Update blacklist if new patterns emerge
Tune thresholds if needed
Monthly Updates
Pull latest threat intelligence
Update multi-lingual patterns
Review and optimize performance
Test against new jailbreak techniques
Adding New Patterns
# 1. Add to blacklist
BLACKLIST_PATTERNS.append("new_malicious_pattern")
# 2. Test
test_query = "contains new_malicious_pattern here"
result = security_sentinel.validate(test_query)
assert result["status"] == "BLOCKED"
# 3. Deploy (auto-reloads on next session)
Best Practices
✅ DO
Run BEFORE all logic (not after)
Log EVERYTHING to AUDIT.md
Alert on score <60 via Telegram
Review false positives weekly
Update patterns monthly
Test new patterns before deployment
Keep security score visible in dashboards
❌ DON'T
Don't skip validation for "trusted" sources
Don't ignore warning mode signals
Don't disable logging (forensics critical)

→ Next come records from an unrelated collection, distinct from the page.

# timsainb/noisereduce

Hardware: AMD Instinct MI355X
Metric: Msamples/s reduce_noise (48 kHz mono, n_fft=1024) (higher is better)
Workload: dtype f32

## Files before the change

noisereduce_amd/csrc/api.hip:

```cpp
#include <hip/hip_runtime.h>
#include <dlfcn.h>

#include <algorithm>
#include <cmath>
#include <cstdarg>
#include <cstdio>
#include <cstring>
#include <map>
#include <mutex>
#include <string>
#include <vector>

#include "../../include/mi355gate_debug.h"
#pragma clang fp contract(on)
#include "kernels.hpp"
#include "fused.hpp"
#include "czt.hpp"
#include "mixed.hpp"
#include "onepass.hpp"
#include "rowgate.hpp"
#include "rowbwd.hpp"
#include "fast512.hpp"
#include "onepass512.hpp"
#include "fast256.hpp"
// ... 2147 lines not shown
  P.inv_ktot = 1.0f / (float)h->ktot;
#if OP_WHO
  if (!g_who_dev) HIPCHK(h, hipMalloc((void**)&g_who_dev, 4096 * 16));
  HIPCHK(h, hipMemsetAsync(g_who_dev, 0, 4096 * 16, st));
  P.who = g_who_dev;
#endif
#if OP_TRACE
  {
    static unsigned* tr = nullptr;
    static size_t tr_slots = 0;
    const size_t slots = (size_t)ub * ntt * 4;
    if (!tr || tr_slots < slots) {
      HIPCHK(h, hipMalloc((void**)&tr, slots * 64));
      tr_slots = slots;
      static unsigned** trp = &tr;
      static size_t* trn = &tr_slots;
      static bool reg = false;
      if (!reg) {
        reg = true;
        atexit([] {
          std::vector<unsigned> hst(*trn * 16);
          if (hipMemcpy(hst.data(), *trp, hst.size() * 4, hipMemcpyDeviceToHost) != hipSuccess) return;
          double sum[14] = {0}, w = 0, mx = 0;
          for (size_t i = 0; i < *trn; ++i) {
            if (hst[i * 16 + 15] != 1u) continue;
            w += 1;
            double tot = 0;
            for (int k = 0; k < 14; ++k) { sum[k] += hst[i * 16 + k]; tot += hst[i * 16 + k]; }
            mx = std::max(mx, tot);
          }
          fprintf(stderr, "[OP_TRACE] completed waves %.0f; average shader cycles per wave and phase:", w);
          double tot = 0;
          for (int k = 0; k < 14; ++k) { fprintf(stderr, " %d:%.0f", k, sum[k] / (w > 0 ? w : 1)); tot += sum[k] / (w > 0 ? w : 1); }
          fprintf(stderr, "  sum %.0f  longest wave %.0f\n", tot, mx);
        });
      }
    }
    HIPCHK(h, hipMemsetAsync(tr, 0, slots * 64, st));
    P.trace = tr;
    g_trace_dev = tr; g_trace_tiles = (size_t)ub * ntt; g_trace_ntt = (int)ntt;
  }
#endif
  {
    ProfScope ps(h, SG_STAGE_ONEPASS, st);
    const size_t lds = (size_t)(fast::FN + WAVES * fast::WAVE_CX_H) * sizeof(fast::cf) + (1024 + T2_FLOATS) * sizeof(float) +
                       256 * 8 + 514 * 8 + 32 + (prop ? 528 : 0);
    auto go = [&](auto kern) -> hipError_t {
      hipError_t e = set_lds(reinterpret_cast<const void*>(kern), lds);
      if (e != hipSuccess) return e;
      hipLaunchKernelGGL(kern, dim3(persist ? pgrid : (unsigned)(ub * ntt)), dim3(WAVES * 64), lds, st, P);
      return hipGetLastError();
    };
    if (persist && prop) HIPCHK(h, go(fast::k_gate_onepass<WAVES, true, false, false, true>));
    else if (persist) HIPCHK(h, go(fast::k_gate_onepass<WAVES, false, false, false, true>));
    else if (h->lose_now & 3u) HIPCHK(h, go(fast::k_gate_onepass<WAVES, false, true>));
    else if (prop) HIPCHK(h, go(fast::k_gate_onepass<WAVES, true>));
    else HIPCHK(h, go(fast::k_gate_onepass<WAVES, false>));
  }
  if (lazy) {
    ProfScope ps(h, SG_STAGE_STFT_MAX, st);
    const int wpr = (g.F + 63) / 64;
    HIPCHK(h, launch_bits_any<0>(h, vx, g, ub, tc,
                             (unsigned long long*)h->pmax.p, (unsigned long long*)h->bits.p, wpr, st));
    if ((rc = handoff_next_epoch(h, st))) return rc;
    P.epoch = h->epoch;
    P.ticket = (unsigned*)h->xticket.p + 8;
    P.ticket_base = 0;
    const size_t lds = (size_t)(fast::FN + WAVES * fast::WAVE_CX_H) * sizeof(fast::cf) + (1024 + T2_FLOATS) * sizeof(float) +
                       256 * 8 + 514 * 8 + 32 + (prop ? 528 : 0);
    auto redo = [&](auto kern) -> hipError_t {
      hipError_t e = set_lds(reinterpret_cast<const void*>(kern), lds);
      if (e != hipSuccess) return e;
      hipLaunchKernelGGL(kern, dim3((unsigned)(ub * ntt)), dim3(WAVES * 64), lds, st, P);
      return hipGetLastError();
    };
    if (prop) HIPCHK(h, redo(fast::k_gate_onepass<WAVES, true, false, true>));
    else HIPCHK(h, redo(fast::k_gate_onepass<WAVES, false, false, true>));
    HIPCHK(h, hipGetLastError());
  }
  h->dbg_xbits = true;
  h->dbg_trows = 16; h->dbg_tstep = 16; h->dbg_twords = fast::OP_TILE_WORDS; h->dbg_txw = fast::OP_XW;
  h->dbg_tf0 = A.h_begin - 3;
  h->dbg_ntt = (int)ntt;
  h->dbg_db = std::max<int64_t>(0, A.h_begin - 3 - NF);
  h->dbg_de = std::min<int64_t>(g.T, A.h_begin - 3 + NF * (n_tiles + 1));
  return SG_OK;
}

template <int WAVES, bool KMASK>
static hipError_t launch_apply_fast64(fast::Apply64Args& A, int64_t nh, int64_t ub, hipStream_t st) {
  constexpr int NH = 4 * WAVES - 3;
  const size_t lds = (size_t)(fast::FN + WAVES * 4 * fast::FSLOTS_D + 17) * sizeof(fast::cd);
// ... 1328 lines not shown
```

noisereduce_amd/csrc/onepass.hpp:

```cpp
#pragma once
#include "fastpath.hpp"

namespace sg {
namespace fast {

constexpr int OP_XW = 9;
constexpr int OP_TILE_WORDS = 16 * OP_XW * 2;
constexpr int OP_MAX_NT = 16;
constexpr int OP_KP = 528;
constexpr int OP_TAB_WIN = 0, OP_TAB_WSQ = 4096, OP_TAB_INVN = 8192, OP_TAB_TW512 = 9216, OP_TAB_TW1024 = 13312,
              OP_TAB_WIN64 = 17408, OP_TAB_TW64 = 25600, OP_TAB_MCONST = 33792, OP_TAB_EXP8 = 35328, OP_TAB_BYTES = 37376;

#ifndef OP_LATE_ARGS
#define OP_LATE_ARGS 1
#endif
#ifndef OP_TRACE
#define OP_TRACE 0
#endif
#ifndef OP_ARGCHECK
#define OP_ARGCHECK 0
#endif
#ifndef OP_TILECOUNT
#define OP_TILECOUNT 0
#endif
#ifndef OP_NO_LOOPTOP_WAIT
#define OP_NO_LOOPTOP_WAIT 0
#endif
#ifndef OP_BACKOFF
#define OP_BACKOFF 0
#endif
#if OP_BACKOFF
#define OP_POLL_SLEEP(spin) do { if ((spin) >= 8) __builtin_amdgcn_s_sleep(127); else __builtin_amdgcn_s_sleep(1); } while (0)
#else
#define OP_POLL_SLEEP(spin) __builtin_amdgcn_s_sleep(1)
#endif
#ifndef OP_WHO
#define OP_WHO 0
#endif
#ifndef OP_GLOBAL_DRAW
#define OP_GLOBAL_DRAW 0
#endif
#if OP_GLOBAL_DRAW
#define OP_DRAW_TICKET(p64) __hip_atomic_fetch_add((__attribute__((address_space(1))) unsigned*)(p64), 1u, __ATOMIC_RELAXED, __HIP_MEMORY_SCOPE_AGENT)
#else
#define OP_DRAW_TICKET(p64) atomicAdd((unsigned*)(uintptr_t)(p64), 1u)
#endif
#ifndef OP_DRAW_TOP
#define OP_DRAW_TOP 0
#endif
#ifndef OP_RESTAGE
#define OP_RESTAGE 0
#endif
#ifndef OP_MAX_ITERS
#define OP_MAX_ITERS 0
#endif
#ifndef OP_LATE_START_US
#define OP_LATE_START_US 0
#endif
#ifndef OP_EXP_STALL_NS
#define OP_EXP_STALL_NS 0
#endif
#ifndef OP_INPLACE
#define OP_INPLACE 0
#endif
struct OnePassArgs {
  ApplyArgs A;
  const void* x_exact;
  int64_t stride_exact;
// ... 30 lines not shown
#if OP_LATE_ARGS
  const __attribute__((address_space(4))) char* kp4 = (const __attribute__((address_space(4))) char*)__builtin_amdgcn_kernarg_segment_ptr();
  asm volatile("" : "+s"(kp4));
#endif
  const int64_t s0 = t * OP_XARG(int32_t, A.g.H) - OP_XARG(int32_t, A.g.padL);
  const int64_t v_cs = OP_XARG(int64_t, A.view.cs), v_pad = OP_XARG(int64_t, A.view.pad), v_Lp = OP_XARG(int64_t, A.view.Lp),
                v_lo = OP_XARG(int64_t, A.view.lo), v_hi = OP_XARG(int64_t, A.view.hi), x_stride = OP_XARG(int64_t, stride_exact);
  const void* const x_exact = (const void*)(uintptr_t)OP_XARG(unsigned long long, x_exact);
  const int x_dtype = OP_XARG(int, dtype_exact);
  const char* const tab = (const char*)(uintptr_t)OP_XARG(unsigned long long, tab);
  const int64_t e = chunk * v_cs - v_pad + s0;
  int a, b;
  exact1024_terms(s0, e, v_Lp, v_lo, v_hi, a, b);
  return exact1024_power(x_exact, x_dtype, row * x_stride + e, a, b, reinterpret_cast<const double*>(tab + OP_TAB_WIN64),
                         reinterpret_cast<const cx<double>*>(tab + OP_TAB_TW64), f, lane);
}

__device__ __forceinline__ unsigned op_nan_bits() {
  unsigned v = 0x7fc00000u;
  asm volatile("" : "+v"(v));
  return v;
}

#ifndef OP_ABLATE
#define OP_ABLATE 0
#endif
#ifndef OP_TRACE
#define OP_TRACE 0
#endif
#if OP_TRACE
#define OP_STAMP(i)                                                                                   \
  do {                                                                                                \
    const long long t_now_ = clock64();                                                               \
    if (lane == 0 && t_slot_) t_slot_[i] = (unsigned)(t_now_ - t_prev_);                              \
    t_prev_ = t_now_;                                                                                 \
  } while (0)
#else
#define OP_STAMP(i) do { } while (0)
#endif

#ifndef OP_LATE_P
#define OP_LATE_P 1
#endif
#ifndef OP_OCC
#define OP_OCC 3
#endif
#define OP_DONE { if (PERSIST) continue; return; }
#ifndef OP_DEFER_SEAM
#define OP_DEFER_SEAM 1
#endif
constexpr unsigned OP_SEAM_NONE = 0xffffffffu;
template <int WAVES, bool PROP, bool LOSE = false, bool REDO = false, bool PERSIST = false>
__global__ __launch_bounds__(WAVES * 64, OP_OCC) void k_gate_onepass(OnePassArgs Pk) {
  static_assert(WAVES == 4, "tile = 16 frames");
  static_assert(!PERSIST || (!LOSE && !REDO), "the persistent loop is the lazy first launch only");
  extern __shared__ __attribute__((aligned(16))) char smem[];
  cf* tw512 = reinterpret_cast<cf*>(smem);
  cf* regions = tw512 + FN;
  float* swin = reinterpret_cast<float*>(regions + WAVES * WAVE_CX_H);
  float* s_t2 = swin + 1024;
  unsigned long long* s_exp = reinterpret_cast<unsigned long long*>(s_t2 + T2_FLOATS);
  double* s_t2d = reinterpret_cast<double*>(s_exp + 256);
  unsigned* s_misc = reinterpret_cast<unsigned*>(s_t2d + 514);
  unsigned char* s_ef = reinterpret_cast<unsigned char*>(s_misc + 8);
  constexpr int NF = 4 * WAVES;
  constexpr int SPAN = (NF - 1) * 256 + 1024, XPITCH = 288;
  static_assert((SPAN / 256) * XPITCH <= WAVES * WAVE_CX_H * 2, "span must fit the exchange slices");
  constexpr int NQ = SPAN / 256;
  static_assert(SPAN % 256 == 0 && WAVES * 64 == 256, "one sample per thread and row");
  constexpr int SCAN_REG = 5;

  if (REDO && Pk.alim[1] != Pk.tc.need_tag) return;
#if OP_LATE_START_US
  if (PERSIST && (blockIdx.x % 5u) == 1u) {
    const unsigned long long t0_ = wall_clock64();
    while ((long long)(wall_clock64() - t0_) < (long long)OP_LATE_START_US * 100 * (1 + (blockIdx.x % 7u))) __builtin_amdgcn_s_sleep(8);
  }
#endif
  double t2pre[3];
  unsigned alim_v = 0u;
  {
    const int tid = threadIdx.x, lane = tid & 63;
    static_assert(FN == 2 * WAVES * 64 && WAVES * 64 == 256, "one pass of the prologue loads per thread");
    const cf tw_a = reinterpret_cast<const cf*>(Pk.tab + OP_TAB_TW512)[(tid >> 4) * (tid & 15)];
    const cf tw_b = reinterpret_cast<const cf*>(Pk.tab + OP_TAB_TW512)[((tid + 256) >> 4) * (tid & 15)];
    const float4 w4 = reinterpret_cast<const float4*>(Pk.tab + OP_TAB_WIN)[tid];
    const unsigned long long e8 = reinterpret_cast<const unsigned long long*>(Pk.tab + OP_TAB_EXP8)[tid];
    t2pre[0] = Pk.tc.T2[perm_inv(tid)];
    t2pre[1] = Pk.tc.T2[perm_inv(tid + 256)];
    t2pre[2] = Pk.tc.T2[perm_inv(512)];
    if (!REDO && Pk.alim != nullptr) {
      int z = 2 + min(lane & 15, OP_ALIM_BLOCKS - 1);
      asm volatile("" : "+v"(z));
      alim_v = Pk.alim[z];
    }
    if (tid == 0) {
      s_misc[PERSIST ? 4 : 0] = Pk.ticket_base == 0xffffffffu ? blockIdx.x : atomicAdd(Pk.ticket, 1u) - Pk.ticket_base;
      s_misc[1] = 0u;
      if (PERSIST) s_misc[0] = OP_SEAM_NONE;
    }
    tw512[tid] = tw_a;
    tw512[tid + 256] = tw_b;
    reinterpret_cast<float4*>(swin)[tid] = w4;
    s_exp[tid] = e8;
    if constexpr (PROP) {
      for (int f = tid; f <= 512; f += WAVES * 64) {
        const int lo = max(-Pk.nf, -f), hi = min(Pk.nf, 512 - f);
        int sum = 0;
        for (int a = lo; a <= hi; ++a) sum += Pk.nf + 1 - (a < 0 ? -a : a);
        s_ef[f] = (unsigned char)sum;
      }
    }
    if constexpr (PERSIST) {
#pragma unroll
      for (int k = 0; k < 3; ++k) {
        const int i = tid + k * WAVES * 64;
        if (i > 512) break;
        s_t2[t2_pos(i)] = t2_to_f32(t2pre[k], 4.0);
        s_t2d[i] = t2pre[k];
      }
      for (int off = 1; off < 16; off <<= 1) alim_v = min(alim_v, (unsigned)__shfl_xor((int)alim_v, off));
      if (tid == 0) s_misc[2] = alim_v;
#if OP_TILECOUNT == 2
      if (tid == 0) { s_misc[3] = Pk.total_tiles; s_misc[6] = (unsigned)(uintptr_t)Pk.err; s_misc[7] = (unsigned)((uintptr_t)Pk.err >> 32); }
#endif
    }
  }
// ... 65 lines not shown
                      (rowq * OP_QARG(int64_t, A.om.stride) + gi00 - OP_QARG(int64_t, A.om.g0)));
    src = (const unsigned long long*)uni((const unsigned long long*)(uintptr_t)OP_QARG(unsigned long long, part2) +
                                         ((size_t)uq * ntl + jq - 1) * 3 * 256);
  };
  auto seam_off = [](int wv, int s4_) -> int { return wv * 256 + s4_; };
  auto seam_finish = [&](unsigned pend, int wv, int s4_, unsigned long long g0_, unsigned long long g1_, unsigned long long g2_,
                        unsigned long long g3_, float* dst, float4 ld, float4 nrm) {
    op_v4u ga = {(unsigned)g0_, (unsigned)(g0_ >> 32), (unsigned)g1_, (unsigned)(g1_ >> 32)};
    op_v4u gb = {(unsigned)g2_, (unsigned)(g2_ >> 32), (unsigned)g3_, (unsigned)(g3_ >> 32)};
    typedef const __attribute__((address_space(4))) char* kq_t;
    kq_t kq = (kq_t)__builtin_amdgcn_kernarg_segment_ptr();
    asm volatile("" : "+s"(kq));
    const unsigned e = OP_QARG(unsigned, epoch);
    if (!(ga[1] == e && ga[3] == e && gb[1] == e && gb[3] == e)) {
      const unsigned long long* src;
      float* d2_;
      seam_where(pend, src, d2_);
      src += seam_off(wv, s4_);
      for (int spin = 0;; ++spin) {
        asm volatile("global_load_dwordx4 %0, %2, off sc1\n\tglobal_load_dwordx4 %1, %2, off offset:16 sc1\n\ts_waitcnt vmcnt(0)"
                     : "=&v"(ga), "=&v"(gb) : "v"(src) : "memory");
        if (ga[1] == e && ga[3] == e && gb[1] == e && gb[3] == e) break;
        if (spin >= OP_SPIN_MAX) {
          atomicOr_system((unsigned*)(uintptr_t)OP_QARG(unsigned long long, err), 2u);
          ga[0] = ga[2] = gb[0] = gb[2] = op_nan_bits();
          break;
        }
        OP_POLL_SLEEP(spin);
      }
    }
    const float psn = __uint_as_float((pend >> 31) * 0x7fc00000u);
    float4 a;
    a.x = __uint_as_float(ga[0]) + ld.x;
    a.y = __uint_as_float(ga[2]) + ld.y;
    a.z = __uint_as_float(gb[0]) + ld.z;
    a.w = __uint_as_float(gb[2]) + ld.w;
    a.x = (a.x + psn) * nrm.x; a.y = (a.y + psn) * nrm.y; a.z = (a.z + psn) * nrm.z; a.w = (a.w + psn) * nrm.w;
    *reinterpret_cast<float4*>(dst + seam_off(wv, s4_)) = a;
  };
  auto seam_close = [&](unsigned pend, int tid_) {
    const int wv = tid_ >> 6, s4_ = (tid_ & 63) * 4;
    if (pend == OP_SEAM_NONE || wv >= 3) return;
    typedef const __attribute__((address_space(4))) char* kq_t;
    kq_t kq = (kq_t)__builtin_amdgcn_kernarg_segment_ptr();
    asm volatile("" : "+s"(kq));
    const float4 nrm = *reinterpret_cast<const float4*>(
        &reinterpret_cast<const float*>((const char*)(uintptr_t)OP_QARG(unsigned long long, tab) + OP_TAB_INVN)[s4_]);
    const unsigned long long* src;
    float* dst;
    seam_where(pend, src, dst);
    const float4 ld = *reinterpret_cast<const float4*>(dst + seam_off(wv, s4_));
    seam_finish(pend, wv, s4_, 0ull, 0ull, 0ull, 0ull, dst, ld, nrm);
  };
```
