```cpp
uint32_t dcb_rans_smem_bytes(const RansLaunch &p, bool table_global);
cudaError_t dcb_launch_rans_raw(const RansLaunch &p, int ncp, bool wide, bool table_global, const DevArenas &a,
                                cudaStream_t st);
PcGeom dcb_pc_geom(const RansLaunch &p, uint32_t syms_per_group);
uint32_t dcb_rans_pc_smem_bytes(const RansLaunch &p, uint32_t syms_per_group);
cudaError_t dcb_launch_rans_raw_pc(const RansLaunch &p, int ncp, const DevArenas &a, cudaStream_t st);
cudaError_t dcb_launch_rans_tag_pc(const RansLaunch &p, const DevArenas &a, cudaStream_t st);
uint32_t dcb_rans_rec_smem_bytes(const RansLaunch &p, uint32_t syms_per_group);
cudaError_t dcb_launch_rans_raw_rec(const RansLaunch &p, int ncp, const DevArenas &a, cudaStream_t st);
cudaError_t dcb_launch_rans_tag_rec(const RansLaunch &p, const DevArenas &a, cudaStream_t st);
cudaError_t dcb_launch_rans_tag(const RansLaunch &p, const DevArenas &a, cudaStream_t st);
cudaError_t dcb_launch_resolve(const DevArenas &a, BufWalk *d_walks, const uint32_t *d_list, uint32_t n,
                               StreamDesc *d_streams, cudaStream_t st);
cudaError_t dcb_launch_serial_post(StreamDesc *d_streams, const uint32_t *d_order, uint32_t n, int ncp, uint32_t dump,
                                   uint32_t only_irregular, const DevArenas &a, cudaStream_t st);
uint32_t dcb_par_post_smem_bytes(int ncp);
void dcb_par_post_plan(uint32_t n_streams, uint64_t total_chunks, uint32_t max_chunks, bool any_delta, uint32_t num_sms, int ncp,
                       uint32_t share,
// ... 88 lines not shown
```

Measured before the change: 38.50 billion.

## Split rANS decode into rank producer and concurrent prediction post kernel

```diff
diff --git a/draco_sharp_b200/csrc/dcb_api.cu b/draco_sharp_b200/csrc/dcb_api.cu
--- a/draco_sharp_b200/csrc/dcb_api.cu
+++ b/draco_sharp_b200/csrc/dcb_api.cu
@@ -36,7 +36,7 @@
 struct EnvFlags {
   bool no_par_post, no_fanout, debug_plan, debug_timing, lutb_full, rans_pc, no_direct, no_fast_tagged, no_threads;
   int ctas_per_sm, pairs, par_run, rec_ka;
-  bool no_rec, split;
+  bool no_rec, split, no_chain_split;
   EnvFlags() {
     no_par_post = getenv("DCB_NO_PAR_POST") != nullptr;
     no_fanout = getenv("DCB_NO_FANOUT") != nullptr;
@@ -53,6 +53,7 @@
     no_rec = getenv("DCB_REC") == nullptr;
     split = getenv("DCB_SPLIT") != nullptr;
     rec_ka = getenv("DCB_REC_KA") ? atoi(getenv("DCB_REC_KA")) : 0;
+    no_chain_split = getenv("DCB_NO_CHAIN_SPLIT") != nullptr;
   }
 };
 const EnvFlags &env_flags() {
@@ -155,6 +156,8 @@
   uint64_t out_base = 0, dbg_base = 0;
   uint8_t *d_in = nullptr, *d_out = nullptr, *d_dbg = nullptr, *d_aux = nullptr, *d_tab = nullptr, *d_maps = nullptr;
   uint64_t tab_cap = 0, dbg_cap = 0;
+  uint8_t *d_rank = nullptr;
+  uint64_t cap_rank = 0;
   StreamDesc *d_streams = nullptr;
   BufWalk *d_walks = nullptr;
   uint32_t *d_order = nullptr;
@@ -563,6 +566,9 @@
   if (sh.own_out) pool_free(sh.pool, sh.device, sh.d_out, sh.cap_out);
   cudaFree(sh.d_dbg);
   pool_free(sh.pool, sh.device, sh.d_aux, sh.cap_aux);
+  pool_free(sh.pool, sh.device, sh.d_rank, sh.cap_rank);
+  sh.d_rank = nullptr;
+  sh.cap_rank = 0;
   cudaFree(sh.d_tab);
   pool_free(sh.pool, sh.device, sh.d_maps, sh.cap_maps);
   pool_free(sh.pool, sh.device, sh.d_streams, sh.cap_streams);
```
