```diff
+                pk.it = uni(pk.it); pk.seed = uni(pk.seed); pk.elem0 = (size_t)uni((uint64_t)pk.elem0);
+            }
 #pragma unroll
             for (int j = 0; j < NTW; ++j)
-                if (j < ntw) idf_gemm::post_prefetch<1, 1, RAGGED>(a.post, po[j], m0 + kq * 4, tile_of(j) * 16 + li);
+                if (j < ntw) {
+                    po[j].c1 = po[0].c1; po[j].c2 = po[0].c2; po[j].sigma = po[0].sigma;
+                    if (!(DEFER && rowpass)) {
+                        idf_gemm::post_prefetch_operands<1, 1, RAGGED>(a.post, po[j], m0 + kq * 4, tile_of(j) * 16 + li);
+                        idf_gemm::post_prefetch_noise<1, 1, RAGGED>(a.post, pk, po[j], m0 + kq * 4, tile_of(j) * 16 + li);
+                    }
+                }
         }
         float4 wf[NTW][KSH][2];
-#pragma unroll
-        for (int j = 0; j < NTW; ++j)
-            if (j < ntw) {
-#pragma unroll
-                for (int s = 0; s < KSH; ++s)
-#pragma unroll
-                    for (int pl = 0; pl < 2; ++pl) wf[j][s][pl] = idf_gemm::ld4(wout + (size_t)(((tile_of(j) * KSH + s) * 2 + pl) * 64 + lane) * 4);
-            }
+        auto request_wf = [&](int j) {
+#pragma unroll
+            for (int s = 0; s < KSH; ++s)
+#pragma unroll
+                for (int pl = 0; pl < 2; ++pl) wf[j][s][pl] = idf_gemm::ld4(wout + (size_t)(((tile_of(j) * KSH + s) * 2 + pl) * 64 + lane) * 4);
+        };
+        request_wf(0);
         if (rowpass) {
             Row16 r;
             raw.reduce(r);
             ln_row16(r, a.ln_w, a.ln_b, li);
             idf_ffn_h2::row16_store_planes(r, rpl + rown * RHS, rpl + (TRW + rown) * RHS, li);
         }
+        if (ntw > 1) request_wf(1);
         __syncthreads();
         f32x4 am[NTW], ac[NTW];
 #pragma unroll
@@ -95,11 +146,19 @@
                     IDF_H2_MFMA(ac[j], al[s], __builtin_bit_cast(h8, wf[j][s][0]));
                 }
             }
+        if constexpr (MODE == 3) {
+            __builtin_amdgcn_sched_barrier(0);
+            if (rowpass) idf_gemm::post_prefetch_operands<1, 1, RAGGED>(a.post, po[0], m0 + kq * 4, tile_of(0) * 16 + li);
+            request_embed();
+            __builtin_amdgcn_sched_barrier(0);
+        }
+        if constexpr (POST && DEFER)
+            if (rowpass) idf_gemm::post_prefetch_noise<1, 1, RAGGED>(a.post, pk, po[0], m0 + kq * 4, tile_of(0) * 16 + li);
 #pragma unroll
         for (int j = 0; j < NTW; ++j)
             if (j < ntw) {
                 const int col = tile_of(j) * 16 + li, rbase = m0 + kq * 4;
-                const float bv = a.out_b[col];
+                const float bv = bvj[j];
                 f32x4 v;
 #pragma unroll
                 for (int q = 0; q < 4; ++q) v[q] = am[j][q] + ac[j][q] * idf_ffn_h2::LO_UNSCALE;
@@ -146,25 +205,8 @@
                     if (idx < CW * TRW) xt[rl * XTS + c] = v;
                 }
             }
-        }
-        constexpr int NTEW = NTE / NWV;
-        float4 ef[NTEW][KSE][2];
-#pragma unroll
-        for (int j = 0; j < NTEW; ++j)
-#pragma unroll
-            for (int s = 0; s < KSE; ++s)
-#pragma unroll
-                for (int pl = 0; pl < 2; ++pl) ef[j][s][pl] = idf_gemm::ld4(a.win + (size_t)((((wave * NTEW + j) * KSE + s) * 2 + pl) * 64 + lane) * 4);
-        constexpr int NST = TRW * (D / 4) / NTH;
-        float4 eb[NST], et[NST], ep[NST];
-#pragma unroll
-        for (int it = 0; it < NST; ++it) {
-            const int idx = tid + it * NTH, rl = idx >> 6, c4 = (idx & 63) << 2, row = min(m0 + rl, M - 1), b = row / T, t = row - b * T;
-            int64_t step = a.ts[b];
-            step = step < 0 ? 0 : (step >= a.n_steps ? a.n_steps - 1 : step);
-            eb[it] = idf_gemm::ld4(a.in_b + c4);
-            et[it] = idf_gemm::ld4(a.temb + (size_t)step * D + c4);
-            ep[it] = idf_gemm::ld4(a.pe + (size_t)t * D + c4);
+            embed_rows();
+            request_embed();
         }
         __syncthreads();
         if (rowpass) {
```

Don't set thresholds too loose
Don't forget multi-lingual variants
Don't trust tool outputs blindly (sanitize always)
Known Limitations
Current Gaps
Zero-day techniques: Cannot detect completely novel injection methods
Context-dependent attacks: May miss multi-turn subtle manipulations
Performance overhead: ~50ms per check (acceptable for most use cases)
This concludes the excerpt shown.